# Probleme de son sur hackintosh depuis installation de AirFoi



## Sans_nom (18 Octobre 2013)

salut 

J'ai un Hackintosh, qui tourne parfaitement bien depuis 3 mois, mais avant hier, je suis tomber sur un article pour faire fonctionner AirPlay sans carte airPlay. Grâce a AirFoil. Tout content je DL, j'installe, je joue un peu avec, bref, ca marche, c'est cool.

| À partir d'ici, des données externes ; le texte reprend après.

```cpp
struct RunInfo {
    const unsigned long long* base;
    unsigned long long* out;
    uint32_t shift;
    const uint32_t* order;
};
inline uint32_t run_shift_for(uint32_t n_units) {
    if (const char* v = debug_env("M2S_RUN_SHIFT")) { const uint32_t s = (uint32_t)std::atoi(v) & 15u; return n_units >= (32u << s) ? s : 0u; }
    for (uint32_t shift = 5; shift >= 3; --shift)
        if (n_units >= (32u << shift)) return shift;
    return 0u;
}
inline uint32_t n_runs(uint32_t n_units, uint32_t shift) { return (n_units + (1u << shift) - 1u) >> shift; }
struct BatchTable {
    const uint32_t* first;
    uint32_t n;
    uint32_t tpw;
};
uint32_t fused2_band_workgroups(uint32_t n_tri);
void launch_fused2(const SceneDev& sc, uint32_t R, unsigned long long* chain, uint64_t limit, float4* out,
                   unsigned long long* total, uint32_t* status, uint32_t epoch, BigItem* biglist, uint32_t* bigmeta,
                   const RunInfo& runs, const BatchTable& batches, hipStream_t st);
struct GeoPlanes {
    const float4* G0;
    const float4* G1;
    const float4* G2;
};
void launch_geo_planes(const SceneDev& sc, float4* g0, float4* g1, float4* g2, hipStream_t st);
void launch_fused3(const SceneDev& sc, uint32_t R, unsigned long long* chain, uint64_t limit, float4* out,
                   unsigned long long* total, uint32_t* status, uint32_t epoch, BigItem* biglist, uint32_t* bigmeta,
                   const RunInfo& runs, const BatchTable& batches, hipStream_t st, const VtxTable* vt = nullptr,
                   const GeoPlanes* gp = nullptr);
void launch_sparse(const SceneDev& sc, uint32_t R, unsigned long long* chain, uint64_t limit, float4* out,
                   unsigned long long* total, uint32_t* status, uint32_t epoch, BigItem* biglist, uint32_t* bigmeta,
                   const RunInfo& runs, hipStream_t st, float4* plane = nullptr);
bool sparse_supported(uint32_t n_tri);
uint32_t sparse_workgroups(uint32_t n_tri);
constexpr uint32_t kSparseTrianglesPerWorkgroup = 512;
void launch_emit_big(const SceneDev& sc, uint32_t R, const BigItem* biglist, uint32_t n_big, uint32_t max_cnt, uint64_t limit,
                     float4* out, hipStream_t st);

struct PrepassK {
// ... 233 lines not shown
```

mesh2splat_amd/csrc/m2s_kernels.hip:

```cpp
#include "m2s_devfn.h"

#pragma clang fp contract(off)

namespace m2s {

struct TriPlanesW {
    float4* A0; float4* A1; float* A2; float4* B0; float2* B1; float4* C0; float4* C1; float* C2;
    float4* D0; float4* D1; float4* D2;
};

__global__ void __launch_bounds__(kBlock) k_repack(const float* __restrict__ aos, uint32_t stride, uint32_t src_first,
                                                   uint32_t n, uint32_t dst_first, TriPlanesW d) {
    uint32_t i = blockIdx.x * kBlock + threadIdx.x;
    if (i >= n) return;
    const float* v0 = aos + (size_t)(src_first + i) * 3 * stride;
    const float* v1 = v0 + stride;
    const float* v2 = v1 + stride;
    uint32_t t = dst_first + i;
    d.A0[t] = make_float4(v0[0], v0[1], v0[2], v1[0]);
    d.A1[t] = make_float4(v1[1], v1[2], v2[0], v2[1]);
    d.A2[t] = v2[2];
    d.B0[t] = make_float4(v0[10], v0[11], v1[10], v1[11]);
    d.B1[t] = make_float2(v2[10], v2[11]);
    d.C0[t] = make_float4(v0[3], v0[4], v0[5], v1[3]);
    d.C1[t] = make_float4(v1[4], v1[5], v2[3], v2[4]);
    d.C2[t] = v2[5];
    d.D0[t] = make_float4(v0[6], v0[7], v0[8], v0[9]);
    d.D1[t] = make_float4(v1[6], v1[7], v1[8], v1[9]);
    d.D2[t] = make_float4(v2[6], v2[7], v2[8], v2[9]);
}

void launch_repack(const float* d_aos, uint32_t stride_floats, uint32_t , uint32_t src_first, uint32_t n,
                   uint32_t dst_first, TriPlanes dst, hipStream_t st) {
    if (!n) return;
    TriPlanesW w;
    w.A0 = const_cast<float4*>(dst.A0); w.A1 = const_cast<float4*>(dst.A1); w.A2 = const_cast<float*>(dst.A2);
    w.B0 = const_cast<float4*>(dst.B0); w.B1 = const_cast<float2*>(dst.B1);
    w.C0 = const_cast<float4*>(dst.C0); w.C1 = const_cast<float4*>(dst.C1); w.C2 = const_cast<float*>(dst.C2);
    w.D0 = const_cast<float4*>(dst.D0); w.D1 = const_cast<float4*>(dst.D1); w.D2 = const_cast<float4*>(dst.D2);
    hipLaunchKernelGGL(k_repack, dim3((n + kBlock - 1) / kBlock), dim3(kBlock), 0, st, d_aos, stride_floats, src_first, n,
                       dst_first, w);
}

__global__ void __launch_bounds__(kBlock) k_mip(const uint32_t* __restrict__ src, uint32_t sw, uint32_t sh,
                                                uint32_t* __restrict__ dst, uint32_t dw, uint32_t dh) {
    uint32_t i = blockIdx.x * kBlock + threadIdx.x;
    if (i >= dw * dh) return;
    uint32_t x = i % dw, y = i / dw;
    uint32_t x0 = min(2 * x, sw - 1), x1 = min(2 * x + 1, sw - 1);
    uint32_t y0 = min(2 * y, sh - 1), y1 = min(2 * y + 1, sh - 1);
    uint32_t t00 = src[(size_t)y0 * sw + x0], t10 = src[(size_t)y0 * sw + x1];
    uint32_t t01 = src[(size_t)y1 * sw + x0], t11 = src[(size_t)y1 * sw + x1];
    uint32_t o = 0;
// ... 117 lines not shown
        if (threadIdx.x == 1023) carry_s = carry + woff + incl;
        __syncthreads();
    }
    if (threadIdx.x == 0) *total = carry_s;
}

void launch_scan_partials(uint32_t* partials, uint32_t n_partials, unsigned long long* total, hipStream_t st) {
    hipLaunchKernelGGL(k_scan_partials, dim3(1), dim3(1024), 0, st, partials, n_partials, total);
}

__global__ void __launch_bounds__(kBlock) k_big_share(const uint32_t* __restrict__ cnt, uint32_t n, uint32_t threshold, unsigned long long* __restrict__ out) {
    unsigned long long acc = 0;
    for (uint32_t i = blockIdx.x * kBlock + threadIdx.x; i < n; i += gridDim.x * kBlock) {
        const uint32_t c = cnt[i];
        if (c > threshold) acc += c;
    }
#pragma unroll
    for (int d = 32; d >= 1; d >>= 1) acc += __shfl_xor(acc, d);
    if ((threadIdx.x & 63) == 0 && acc) atomicAdd(out, acc);
}
void launch_big_share(const uint32_t* cnt, uint32_t n_tri, uint32_t threshold, unsigned long long* out, hipStream_t st) {
    if (!n_tri) return;
    hipLaunchKernelGGL(k_big_share, dim3(std::min<uint32_t>((n_tri + kBlock - 1) / kBlock, 1024u)), dim3(kBlock), 0, st, cnt, n_tri, threshold, out);
}

__global__ void __launch_bounds__(kBlock) k_unit_bases(const uint32_t* __restrict__ cnt, const uint32_t* __restrict__ partials,
                                                       uint32_t n_tri, uint32_t unit, uint32_t shift, unsigned long long* __restrict__ run_base) {
    __shared__ uint32_t red[kTriPerBlock / kBlock][kBlock / 64];
    const int lane = threadIdx.x & 63, wave = threadIdx.x >> 6;
    const uint32_t blockBase = blockIdx.x * kTriPerBlock;
#pragma unroll
    for (int it = 0; it < kTriPerBlock / kBlock; ++it) {
        const uint32_t t = blockBase + it * kBlock + threadIdx.x;
        const uint32_t s = wave_sum(t < n_tri ? cnt[t] : 0u);
        if (lane == 0) red[it][wave] = s;
    }
    __syncthreads();
    if (threadIdx.x == 0) {
        unsigned long long run = partials[blockIdx.x];
        const uint32_t tri_per_run = unit << shift;
        for (int it = 0; it < kTriPerBlock / kBlock; ++it) {
            const uint32_t t = blockBase + it * kBlock;
            if (t < n_tri && t % tri_per_run == 0) run_base[t / tri_per_run] = run;
            run += red[it][0] + red[it][1] + red[it][2] + red[it][3];
        }
    }
}

void launch_unit_bases(const uint32_t* cnt, const uint32_t* partials, uint32_t n_tri, uint32_t unit, uint32_t shift, unsigned long long* run_base, hipStream_t st) {
    if (!n_tri) return;
    hipLaunchKernelGGL(k_unit_bases, dim3(n_count_blocks(n_tri)), dim3(kBlock), 0, st, cnt, partials, n_tri, unit, shift, run_base);
}

__device__ __forceinline__ uint32_t run_order_slot_of_rank(uint32_t rank, uint32_t n_runs, uint32_t first_set) {
    const uint32_t groups = (first_set < n_runs ? first_set : n_runs) / 8u;
    if (groups < 2u) return rank;
    const uint32_t heavy = ((groups + 1u) / 2u) * 8u, light = (groups / 2u) * 8u;
    if (rank < heavy) return rank;
    if (rank >= n_runs - light) {
        const uint32_t j = n_runs - 1u - rank;
        return (groups - 1u - (j >> 3)) * 8u + (j & 7u);
    }
    return rank + light;
}
__global__ void __launch_bounds__(kBlock) k_run_order(const unsigned long long* __restrict__ run_base, uint32_t n_runs,
                                                      const unsigned long long* __restrict__ total, uint32_t* __restrict__ order, uint32_t n_slots,
                                                      uint32_t first_set) {
    const uint32_t i = blockIdx.x * kBlock + threadIdx.x;
    if (i >= n_slots) return;
    if (i >= n_runs) { order[i] = i; return; }
    const unsigned long long end = *total;
    auto cost = [&](uint32_t j) { return (j + 1u < n_runs ? run_base[j + 1u] : end) - run_base[j]; };
    const unsigned long long mine = cost(i);
    uint32_t rank = 0;
    for (uint32_t j = 0; j < n_runs; ++j) {
        const unsigned long long cj = cost(j);
        rank += (cj > mine || (cj == mine && j < i)) ? 1u : 0u;
    }
    order[run_order_slot_of_rank(rank, n_runs, first_set)] = i;
}
void launch_run_order(const unsigned long long* run_base, uint32_t n_runs, const unsigned long long* total, uint32_t* order, uint32_t n_slots,
                      uint32_t first_set, hipStream_t st) {
    if (!n_slots) return;
    hipLaunchKernelGGL(k_run_order, dim3((n_slots + kBlock - 1) / kBlock), dim3(kBlock), 0, st, run_base, n_runs, total, order, n_slots, first_set);
}

__global__ void __launch_bounds__(kBlock) k_emit_big(SceneDev sc, uint32_t R, const BigItem* __restrict__ list, uint32_t n_big,
                                                     unsigned long long limit, float4* __restrict__ out) {
    __shared__ uint2 entries[kEmitF];
    __shared__ float4 stage[kBlock * kStageStride];
    __shared__ uint32_t rowoff[4096 + 1];
    __shared__ uint16_t rowxa[4096];
    __shared__ uint32_t wsum[kBlock / 64];
    if (blockIdx.y >= n_big) return;
    const BigItem item = list[blockIdx.y];
    const uint32_t f0 = blockIdx.x * kEmitF;
    if (f0 >= item.cnt) return;
    const uint32_t f1 = min(f0 + (uint32_t)kEmitF, item.cnt);
    if (item.off + f0 >= limit) return;
    const int lane = threadIdx.x & 63, wave = threadIdx.x >> 6;
    const uint32_t m = find_mesh(sc, sc.tri_first + item.t);
    Raster rs;
    if (!setup_raster_for(sc, item.t, m, true, R, rs)) return;
    const int rows = rs.y1 - rs.y0 + 1;
    uint32_t local[16], tsum = 0;
#pragma unroll
    for (int k = 0; k < 16; ++k) {
        const int r = threadIdx.x * 16 + k;
        uint32_t len = 0;
        if (r < rows) {
            int xa, xb;
            row_span(rs, rs.y0 + r, xa, xb);
            len = (uint32_t)max(xb - xa + 1, 0);
            rowxa[r] = (uint16_t)xa;
        }
        local[k] = len;
        tsum += len;
    }
    const uint32_t incl = wave_incl_scan(tsum, lane);
    if (lane == 63) wsum[wave] = incl;
    __syncthreads();
    uint32_t run = incl - tsum;
    for (int w = 0; w < wave; ++w) run += wsum[w];
#pragma unroll
    for (int k = 0; k < 16; ++k) {
        const int r = threadIdx.x * 16 + k;
        if (r < rows) rowoff[r] = run;
        run += local[k];
    }
    if (threadIdx.x == kBlock - 1) rowoff[rows] = run;
    __syncthreads();
    for (uint32_t f = f0 + threadIdx.x; f < f1; f += kBlock) {
        int lo = 0, hi = rows;
        while (hi - lo > 1) {
            const int mid = (lo + hi) >> 1;
            if (rowoff[mid] <= f) lo = mid; else hi = mid;
        }
// ... 51 lines not shown
```

mesh2splat_amd/csrc/m2s_pass.cpp:

```cpp
#include "m2s_ctx.h"

#include <algorithm>
#include <cstdio>
#include <cstring>
#include <vector>

using namespace m2s;
using namespace m2s_host;

namespace {
static double sparse_frags_per_triangle(uint32_t n_tri) { return n_tri >= 2000000u ? 1.75 : 0.5; }
static uint32_t band_workgroups(const m2s_ctx* c, uint32_t unit) {
    const uint32_t team = fused2_band_workgroups(c->scene.n_tri);
    return !team ? 0u : unit == 256u ? team : sparse_workgroups(c->scene.n_tri);
}
static uint32_t first_resident_slots([[maybe_unused]] int form, [[maybe_unused]] uint32_t shift) {
#ifdef M2S_RUN_ORDER_SPREAD
    const uint32_t wgs = form == M2S_PIPELINE_SPARSE ? sparse_resident_workgroups() : form == M2S_PIPELINE_LEAN ? fused3_resident_workgroups()
                                                                                                                 : fused2_resident_workgroups();
    return wgs >> shift;
#else
    return 0u;
#endif
}
}

namespace m2s_host {
RunInfo bands_for(const m2s_ctx* c, const m2s_ctx::RInfo& ri, uint32_t unit, bool may_write, bool* writes) {
    RunInfo r{ nullptr, nullptr, 0u, nullptr };
    if (writes) *writes = false;
    const uint32_t n_wg = band_workgroups(c, unit);
    const uint32_t shift = run_shift_for(n_wg);
    if (!n_wg || !shift || !c->d_bands || !c->run_table_words || (unit == 256u && (c->n_batch_tab || ri.tpw)) || debug_on("M2S_NO_BANDS")) return r;
    if ((size_t)n_runs(n_wg, shift) > c->run_table_words) return r;
    unsigned long long* table = c->d_bands + (size_t)ri.band_slot * c->run_table_words;
    r.shift = shift;
    if (ri.bands_ready && ri.bands_unit == unit) {
        r.base = table;
        if (c->run_order_unit == unit && c->run_order_shift == shift && !debug_on("M2S_NO_RUN_ORDER")) r.order = c->d_run_order;
    }
    else if (may_write) { r.out = table; if (writes) *writes = true; }
    return r;
}

BatchTable batches_for(const m2s_ctx* c, const m2s_ctx::RInfo& ri) {
    return c->n_batch_tab ? BatchTable{ c->d_batch_first, c->n_batch_tab, 0u } : BatchTable{ nullptr, 0u, ri.tpw };
}

uint32_t unit_of(int form) { return form == M2S_PIPELINE_SPARSE ? kSparseTrianglesPerWorkgroup : 256u; }

void launch_single(const m2s_ctx* c, const m2s_ctx::RInfo& ri, uint32_t R, unsigned long long* chain, uint64_t limit, float4* d_out,
                   unsigned long long* res, uint32_t epoch, const RunInfo& runs, hipStream_t st, float4* plane) {
    uint32_t* status = reinterpret_cast<uint32_t*>(&res[1]);
    if (ri.form == M2S_PIPELINE_SPARSE)
        launch_sparse(c->scene, R, chain, limit, d_out, &res[0], status, epoch, c->d_biglist, c->d_bigmeta, runs, st, plane);
    else if (ri.form == M2S_PIPELINE_LEAN) {
        const VtxTable vt{ c->d_vt_rows.get(), c->d_vt_ids.get() };
        const GeoPlanes gp{ c->d_geo.get(), c->d_geo.get() + c->geo_stride, c->d_geo.get() + 2 * c->geo_stride };
        launch_fused3(c->scene, R, chain, limit, d_out, &res[0], status, epoch, c->d_biglist, c->d_bigmeta, runs, batches_for(c, ri), st,
                      c->vt_use ? &vt : nullptr, c->geo_use ? &gp : nullptr);
    }
    else
        launch_fused2(c->scene, R, chain, limit, d_out, &res[0], status, epoch, c->d_biglist, c->d_bigmeta, runs, batches_for(c, ri), st);
}

uint64_t resolve_cap(const m2s_ctx* c, uint32_t R) {
    if (c->cap_policy == 0) return 0;
    if (c->cap_policy > 0) return (uint64_t)c->cap_policy;
    const uint32_t mc = std::max<uint32_t>(1u, c->n_meshes_total);
    const uint32_t mx = R * R * 6u * mc;
    return std::min(mx, kMaxGaussiansToSort);
}
}

static bool lean_eligible(const m2s_ctx* c, uint32_t R) {
    if (!c->lean_ok || R >= c->lean_off_R || debug_on("M2S_NO_LEAN")) return false;
// ... 6 lines not shown
    ri.form = M2S_PIPELINE_MULTIPASS;
    if (c->pipeline == M2S_PIPELINE_MULTIPASS || R >= c->team_off_R) return;
    if (c->pipeline == M2S_PIPELINE_AUTO && frags >= 11.0 * n_tri) {
        if (frags < 13.0 * n_tri && R == c->warm_R && c->warm_total > 0 && c->warm_big * 8ull < c->warm_total &&
            fused_tpw(c->scene.n_tri) == 64u && !c->n_batch_tab && !debug_on("M2S_NO_BAND_TPW")) {
            ri.form = M2S_PIPELINE_TEAM;
            ri.tpw = 40;
        }
        return;
    }
    const bool sparse = c->pipeline == M2S_PIPELINE_SPARSE ||
                        (c->pipeline == M2S_PIPELINE_AUTO && frags < sparse_frags_per_triangle(c->scene.n_tri) * n_tri && !debug_on("M2S_NO_SPARSE"));
    if (sparse && R < c->sparse_off_R && sparse_supported(c->scene.n_tri)) ri.form = M2S_PIPELINE_SPARSE;
    else ri.form = lean_eligible(c, R) ? M2S_PIPELINE_LEAN : M2S_PIPELINE_TEAM;
}

enum class Trouble { full, stalled, lean_defers, big_share };

static void demote(m2s_ctx* c, m2s_ctx::RInfo& ri, uint32_t R, Trouble why) {
    const bool every_larger_R = why == Trouble::full || why == Trouble::lean_defers;
    if (why == Trouble::big_share) {
        ri.form = M2S_PIPELINE_MULTIPASS;
    } else if (ri.form == M2S_PIPELINE_SPARSE) {
        if (every_larger_R) c->sparse_off_R = std::min(c->sparse_off_R, R);
        ri.form = lean_eligible(c, R) ? M2S_PIPELINE_LEAN : M2S_PIPELINE_TEAM;
    } else if (ri.form == M2S_PIPELINE_LEAN) {
        if (every_larger_R) c->lean_off_R = std::min(c->lean_off_R, R);
        ri.form = M2S_PIPELINE_TEAM;
    } else {
        if (ri.tpw) ri.tpw = 0;
        else if (every_larger_R) c->team_off_R = std::min(c->team_off_R, R);
        ri.form = M2S_PIPELINE_MULTIPASS;
    }
}
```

Et puis je tente une video via YouTube sur l'iPhone, et j'essaye de l'envoyer sur mon Hackintosh. Ca marche pas, je reboot, idem, ca me saoule, je supprime tout ( AirFoil, pas le mac OS  ). Depuis je n'ai plus de son (

Si quelqu'un as deja eu ce probleme, ou si il peux m'aider a le resoudre...

Pour info :

HP XW8600 - 16Go de RAM - Quad Core XEON 3,17Ghz - Vodoo HDA


merci a vous =D


----------



## bab96p (19 Octobre 2013)

Bonjour,

Dans Préférences Système / Son / Sortie, tu as bien sélectionné "haut-parleurs internes" ?

bab96p


----------



## Sans_nom (19 Octobre 2013)

bab96p a dit:


> Bonjour,
> 
> Dans Préférences Système / Son / Sortie, tu as bien sélectionné "haut-parleurs internes" ?
> 
> bab96p



Je n'avais même pas penser a aller voir ici...

Probleme résolu ! Merci a toi


----------



## Locke (19 Octobre 2013)

Sans_nom a dit:


> Je n'avais même pas penser a aller voir ici...
> 
> Probleme résolu ! Merci a toi



Passe ton message en RESOLU en allant dans Outils de la discussion.


----------



## Sans_nom (20 Octobre 2013)

Euuuuuuuh...?


----------



## Locke (20 Octobre 2013)

Sans_nom a dit:


> Euuuuuuuh...?



Ben comme toi, euh...

A priori cette section ne le permet pas.


----------



## Sans_nom (20 Octobre 2013)

Merci


----------